*** Opening Dataset extract ***

## Add dedicated weight-stationary persistent kernel for LSTM input projection

Adds a specialized GEMM kernel for the 256->2048 LSTM input projection. Each block keeps its 256-column weight slice in registers and streams 64-row slots of activations through a 4-deep LDS ring filled by direct global-to-LDS DMA, with counted vmcnt waits to overlap loads, MFMA and stores. It replaces the generic conv path when split mode is off and falls back to it otherwise. This trades generality and register pressure for removing repeated weight loads and pipeline overhead.

```diff
diff --git a/bb-ocr_amd/csrc/common.h b/bb-ocr_amd/csrc/common.h
--- a/bb-ocr_amd/csrc/common.h
+++ b/bb-ocr_amd/csrc/common.h
@@ -81,7 +81,12 @@
     return (x < r ? x * (q + 1) : r * (q + 1) + (x - r) * q) + i;
 }
 
-#define HIP_TRY(expr)                                                                      \
+__device__ __forceinline__ void lds_dma16(const void* gptr, const void* lds) {
+    const unsigned la = (unsigned)(size_t)(const __attribute__((address_space(3))) void*)lds;
+    asm volatile("s_mov_b32 m0, %1\n\ts_nop 0\n\tglobal_load_lds_dwordx4 %0, off" ::"v"(gptr), "s"(la) : "memory");
+}
+
+#define HIP_TRY(expr)                                                                     \
     do {                                                                                   \
         hipError_t _e = (expr);                                                            \
         if (_e != hipSuccess) {                                                            \
diff --git a/bb-ocr_amd/csrc/conv_mfma.hip b/bb-ocr_amd/csrc/conv_mfma.hip
--- a/bb-ocr_amd/csrc/conv_mfma.hip
+++ b/bb-ocr_amd/csrc/conv_mfma.hip
@@ -2,11 +2,6 @@
 #include "kernels.h"
 #include <type_traits>
 #include <utility>
-
-__device__ __forceinline__ void lds_dma16(const void* gptr, const void* lds) {
-    const unsigned la = (unsigned)(size_t)(const __attribute__((address_space(3))) void*)lds;
-    asm volatile("s_mov_b32 m0, %1\n\ts_nop 0\n\tglobal_load_lds_dwordx4 %0, off" ::"v"(gptr), "s"(la) : "memory");
-}
 
 template <int EL, int MF, bool ADDUP = false>
 __device__ __forceinline__ void conv_epilogue(const ConvArgs& a, f32x4 (&acc)[MF][4], int n, int nt, int oy0, int ox0, int wm, int wn, int fpr,
diff --git a/bb-ocr_amd/csrc/ctx.h b/bb-ocr_amd/csrc/ctx.h
--- a/bb-ocr_amd/csrc/ctx.h
+++ b/bb-ocr_amd/csrc/ctx.h
@@ -349,6 +349,7 @@
 ConvArgs conv_args(const ConvPlan& p, const Act& a0, const Act* a1 = nullptr, const Act* addup = nullptr);
 hipError_t launch_conv_profiled(bbocr_ctx* c, const ConvPlan& p, ConvArgs a, bool may_decline = false);
 void run_conv(bbocr_ctx* c, const ConvPlan& p, const Act& a0, bool relu0, const Act* a1, bool relu1, bool relu_out, void* out, int out_cs, int cout_store, bool out_f32, const Act* addup = nullptr);
+hipError_t launch_seq_proj_profiled(bbocr_ctx* c, const ConvPlan& p, const uint16_t* x, size_t rows_pad, uint16_t* out);
 void prof_collect(bbocr_ctx* c);
 Act conv_act(bbocr_ctx* c, const ConvPlan& p, const Act& a0, bool relu0, const Act* a1, bool relu1, bool relu_out, int store);
 Act conv_pool_act(bbocr_ctx* c, const ConvPlan& p, const Act& a0, bool relu0, bool relu_out, int store, int mode, bool pool_relu, Act* full, const RgbSource* rgb = nullptr);
@@ -401,6 +402,7 @@
 void rec_add_tables(RecRun& run, const RecPart& part, int tile_seqs);
 void crnn_sequence(bbocr_ctx* c, size_t rows, size_t rows_pad, const int* tiles_dev, int ntiles, const int* seqs_dev, int nseq, float* logits);
 void crnn_seq_xproj(bbocr_ctx* c, int l, const uint16_t* x, size_t rows_pad, void* xp);
+void crnn_seq_xproj_conv(bbocr_ctx* c, int l, const uint16_t* x, size_t rows_pad, void* xp);
 void crnn_seq_lin(bbocr_ctx* c, int l, const uint16_t* h, size_t rows_pad, uint16_t* out);
 void crnn_seq_pred(bbocr_ctx* c, const uint16_t* x, size_t rows_pad, float* logits);
 void rec_seq_tiles(const bbocr_ctx* c, RecRun& run);
diff --git a/bb-ocr_amd/csrc/detector.cpp b/bb-ocr_amd/csrc/detector.cpp
--- a/bb-ocr_amd/csrc/detector.cpp
+++ b/bb-ocr_amd/csrc/detector.cpp
@@ -29,6 +29,13 @@
     if (may_decline && e == hipErrorNotSupported) return e;
     HIPCHK(e);
     return hipSuccess;
+}
+
+hipError_t launch_seq_proj_profiled(bbocr_ctx* c, const ConvPlan& p, const uint16_t* x, size_t rows_pad, uint16_t* out) {
+    const double flops = 2.0 * (double)rows_pad * (double)p.Cout * p.Cin;
+    const hipError_t e = profiled(c, flops, [&] { return launch_seq_proj(p, x, rows_pad, out, c->cur); });
+    if (e != hipErrorNotSupported) HIPCHK(e);
+    return e;
 }
 
 ConvArgs conv_args(const ConvPlan& p, const Act& a0, const Act* a1, const Act* addup) {
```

*** Closing Dataset extract ***

* [What is expected] Whenever the word "include" shows up in a line of the entries, copy that line.

* [Response]
 #include "kernels.h"
 #include <type_traits>
 #include <utility>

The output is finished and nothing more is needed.